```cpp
struct FusedPlan {
    std::string shape, why;
    int kind = FUSED_OSC;
    int table_id = 0;
    DevOperand f{}, gain{};
    double phase0 = 0;
    double r_d = 1, r_y0 = 0, r_y1 = 0, r_t0 = 0, r_rcp = 1;
    int r_playing = 0, r_fastdiv = 0;
    int s_table_id = 0, s_playing = 0, s_finished = 0, s_left_is_shape = 0, s_right_is_shape = 0;
    double s_t0 = 0, s_c = 0, s_left = 0, s_right = 0;
    float s_min = 0, s_max = 1;
    std::vector<double> sum_f, sum_phase0;
    std::vector<int> sum_units;
    bool sum_all_int = false;
    int sum_env = 0;
    std::vector<float> sum_gain;
    std::vector<int> sum_ramp_units;
    int n_state_words = 0;
    std::vector<int> unit_state_first, unit_state_count;
};

struct OscRec {
    uint64_t S, Fm, P0;
    uint64_t step4, step256, segstep;
    double u;
    int32_t E, bad;
    float gain, pad;
};

struct SumVoice {
    uint64_t B0, bs, step4, step256, Fm;
    float gain;
    uint32_t pad;
};

struct SumArgs {
    const SumVoice *voices;
    const float *table;
    float *out;
    uint64_t n_samples, S;
    double inv_S, inv_sr;
    uint32_t n_voices, n_inst, n_groups, n_blocks, sample_rate, vec4_ok;
    double r_d, r_y0, r_y1, r_t0;
    int32_t r_playing, r_fastdiv;
    const float *init;
    uint32_t first_block, raw;
};

struct WaveArgs {
    const DevOp *ops;
    const int32_t *out_bufs;
    const float *params;
    const float *tables;
    float *out;
    double *state;
    const double *init_state;
    uint64_t n_samples;
    uint32_t n_ops, n_out, n_inst, n_pad, n_bufs, n_groups, sample_rate, table_stride, vec4_ok;
    int32_t lds_table_id;
    uint32_t table_bytes, wave_bytes;
    float *rings;
    uint64_t ring_samples, clock0;
    uint32_t has_filter, scratch_bytes;
    const float *inputs;
    uint32_t n_state_ops;
    uint32_t ring_events;
    uint32_t ext_units;
    uint32_t n_seg, seg_groups;
    uint32_t pass_mode;
    uint32_t pass_level;
    unsigned long long *seg_sum, *seg_start;
    int32_t max_osc_level, pad4;
    float *saved_bufs;
    uint32_t save_bufs, resume;
    uint32_t n_params, param_bytes;
};

inline size_t wave_param_bytes(size_t n_params) { return n_params && n_params <= 2048 ? (n_params * 4 + 15) & ~(size_t)15 : 0; }
inline size_t wave_lds_bytes(size_t n_bufs, size_t n_state_ops, size_t scratch_bytes) {
    return (n_bufs * 1024 + n_state_ops * 96 + (scratch_bytes ? scratch_bytes + 16 : 0) + 15) & ~(size_t)15;
}

struct WavePlan {
    bool ok = false, has_filter = false;
    int scratch_bytes = 0;
    std::vector<int> order;
    std::vector<int> buf_slot;
    std::vector<int> op_state;
    int n_slots = 0, n_state_ops = 0;
    int ext_units = 0;
    bool ring_events = false;
    bool splittable = false;
    bool splittable_but_for_filters = false;
    int max_osc_level = 0;
    std::vector<int> osc_level;
    std::vector<int> ramp_fastdiv;
    struct RampChecked { double d, t0; bool ok; };
    std::vector<RampChecked> ramp_checked;
    int lds_table_id = -1;
    std::string why;
// ... 561 lines not shown
```

dusp_amd/csrc/sumchain_engine.hip:

```cpp
#include <hip/hip_runtime.h>

#include "device_types.hpp"
#include "fused_device.hpp"
#include "fused_plan.hpp"

namespace dusp {

template <int TBL, bool INT, int GB, bool FINITE, int BLOCK, int ENV>
__global__ void __launch_bounds__(BLOCK) dusp_sumchain_kernel(SumArgs A) {
    extern __shared__ __attribute__((aligned(16))) float lds_table[];
    Table<TBL> table;
    table.g = A.table;
    table.h = lds_table;
    table.N = A.sample_rate + 1;
    table.M = A.sample_rate / 2;
    if (TBL == 1) load_half_table<BLOCK>(lds_table, A.table, A.sample_rate);

    const uint32_t lane = threadIdx.x & 63u;
    constexpr uint32_t waves_per_block = BLOCK / 64;
    const uint64_t n_items = (uint64_t)A.n_inst * A.n_blocks;
    const uint64_t total_waves = (uint64_t)gridDim.x * waves_per_block;
    const uint32_t sr = A.sample_rate;
    const uint32_t n_full = A.first_block * GB + (A.vec4_ok ? (uint32_t)(A.n_samples / kChunk) : 0u);

    for (uint64_t item = (uint64_t)blockIdx.x * waves_per_block + (threadIdx.x >> 6); item < n_items; item += total_waves) {
        const uint32_t blk = (uint32_t)(item % A.n_blocks) + A.first_block;
        const uint32_t inst = (uint32_t)(item / A.n_blocks);
        const uint32_t g0 = blk * GB;
        const size_t row_at = (size_t)inst * A.n_samples + (size_t)(g0 - A.first_block * GB) * kChunk + lane * 4;
        float acc[GB][4];
#pragma unroll
        for (int g = 0; g < GB; ++g)
            for (int c = 0; c < 4; ++c) acc[g][c] = 0.f;
        if (A.init) {
#pragma unroll
            for (int g = 0; g < GB; ++g)
                if (g0 + g < n_full) {
                    const f32x4 v = *(const f32x4 *)(A.init + row_at + (size_t)g * kChunk);
                    acc[g][0] = v[0]; acc[g][1] = v[1]; acc[g][2] = v[2]; acc[g][3] = v[3];
                } else if (g0 + g < A.n_groups) {
                    const uint64_t t = (uint64_t)(g0 + g - A.first_block * GB) * kChunk + lane * 4;
                    for (int c = 0; c < 4; ++c)
                        if (t + c < A.n_samples) acc[g][c] = A.init[row_at + (size_t)g * kChunk + c];
                }
        }
        float env[ENV == 2 ? GB : 1][4];
        if (ENV == 2) {
            const double dy = A.r_y1 - A.r_y0, rcp = 1.0 / A.r_d;
#pragma unroll
            for (int g = 0; g < (ENV == 2 ? GB : 1); ++g)
#pragma unroll
                for (int c = 0; c < 4; ++c) {
                    const uint64_t n = (uint64_t)(g0 + g) * kChunk + lane * 4 + c;
                    const double tt = A.r_playing ? fmin(A.r_t0 + (double)(n + 1), A.r_d) : A.r_t0;
                    double q;
                    if (A.r_fastdiv) {
                        q = tt * rcp;
                        q = fma(fma(-q, A.r_d, tt), rcp, q);
                    } else
                        q = tt / A.r_d;
                    env[g][c] = (float)(A.r_y0 + q * dy);
                }
        }

        for (uint32_t j = 0; j < A.n_voices; ++j) {
            const SumVoice rc = A.voices[j];
            if (INT) {
                const uint32_t f = (uint32_t)(rc.Fm >> 32), s4 = (uint32_t)(rc.step4 >> 32), s256 = (uint32_t)(rc.step256 >> 32);
                const uint32_t base = mod_u32((uint32_t)(rc.B0 >> 32) + blk * (uint32_t)(rc.bs >> 32), sr, A.inv_sr);
                uint32_t idx[4];
                idx[0] = mod_u32(base + lane * s4, sr, A.inv_sr);
#pragma unroll
                for (int c = 1; c < 4; ++c) {
                    idx[c] = idx[c - 1] + f;
                    idx[c] = min(idx[c], idx[c] - sr);
                }
#pragma unroll
                for (int g = 0; g < GB; ++g)
#pragma unroll
                    for (int c = 0; c < 4; ++c) {
                        float v = table.at(idx[c]);
                        if (ENV == 1) v = v * rc.gain;
                        if (ENV == 2) v = v * env[g][c];
                        acc[g][c] = acc[g][c] + v;
                        idx[c] += s256;
                        idx[c] = min(idx[c], idx[c] - sr);
                    }
            } else {
                const uint64_t base = mod_u64(rc.B0 + (uint64_t)blk * rc.bs, A.S, A.inv_S);
                uint64_t P = mod_u64(base + (uint64_t)lane * rc.step4, A.S, A.inv_S);
                uint32_t I[4], F[4];
#pragma unroll
                for (int c = 0; c < 4; ++c) {
                    I[c] = (uint32_t)(P >> 32);
                    F[c] = (uint32_t)P;
                    P += rc.Fm;
                    if (P >= A.S) P -= A.S;
                }
                const uint32_t dI = (uint32_t)(rc.step256 >> 32), dF = (uint32_t)rc.step256;
#pragma unroll
                for (int g = 0; g < GB; ++g)
#pragma unroll
                    for (int c = 0; c < 4; ++c) {
                        float ta, tb;
                        table.pair(I[c], ta, tb);
                        const double wb = (double)F[c];
                        const double wa = 4294967296.0 - wb;
                        const float x = (float)((double)ta * wa + (double)tb * wb);
                        float v = ldexpf(x, -32);
                        if (ENV == 1) v = v * rc.gain;
                        if (ENV == 2) v = v * env[g][c];
                        acc[g][c] = acc[g][c] + v;
                        const uint32_t f2 = F[c] + dF;
                        uint32_t i2 = I[c] + dI + (f2 < F[c] ? 1u : 0u);
                        i2 = min(i2, i2 - sr);
                        F[c] = f2;
                        I[c] = i2;
                    }
            }
        }
        float *row = A.out + row_at;
#pragma unroll
        for (int g = 0; g < GB; ++g) {
            const uint32_t gg = g0 + g;
            if (gg >= A.n_groups) break;
            float v[4];
            for (int c = 0; c < 4; ++c) v[c] = A.raw ? acc[g][c] : fix_out<FINITE>(acc[g][c]);
            if (gg < n_full)
                store4<true>(row, v, 0, A.n_samples);
            else
                store4<false>(row, v, (uint64_t)(gg - A.first_block * GB) * kChunk + lane * 4, A.n_samples);
            row += kChunk;
        }
    }
}
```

━━━

Check the listing above for lines containing the string "SumArgs", and copy each one.

struct SumArgs {
__global__ void __launch_bounds__(BLOCK) dusp_sumchain_kernel(SumArgs A) {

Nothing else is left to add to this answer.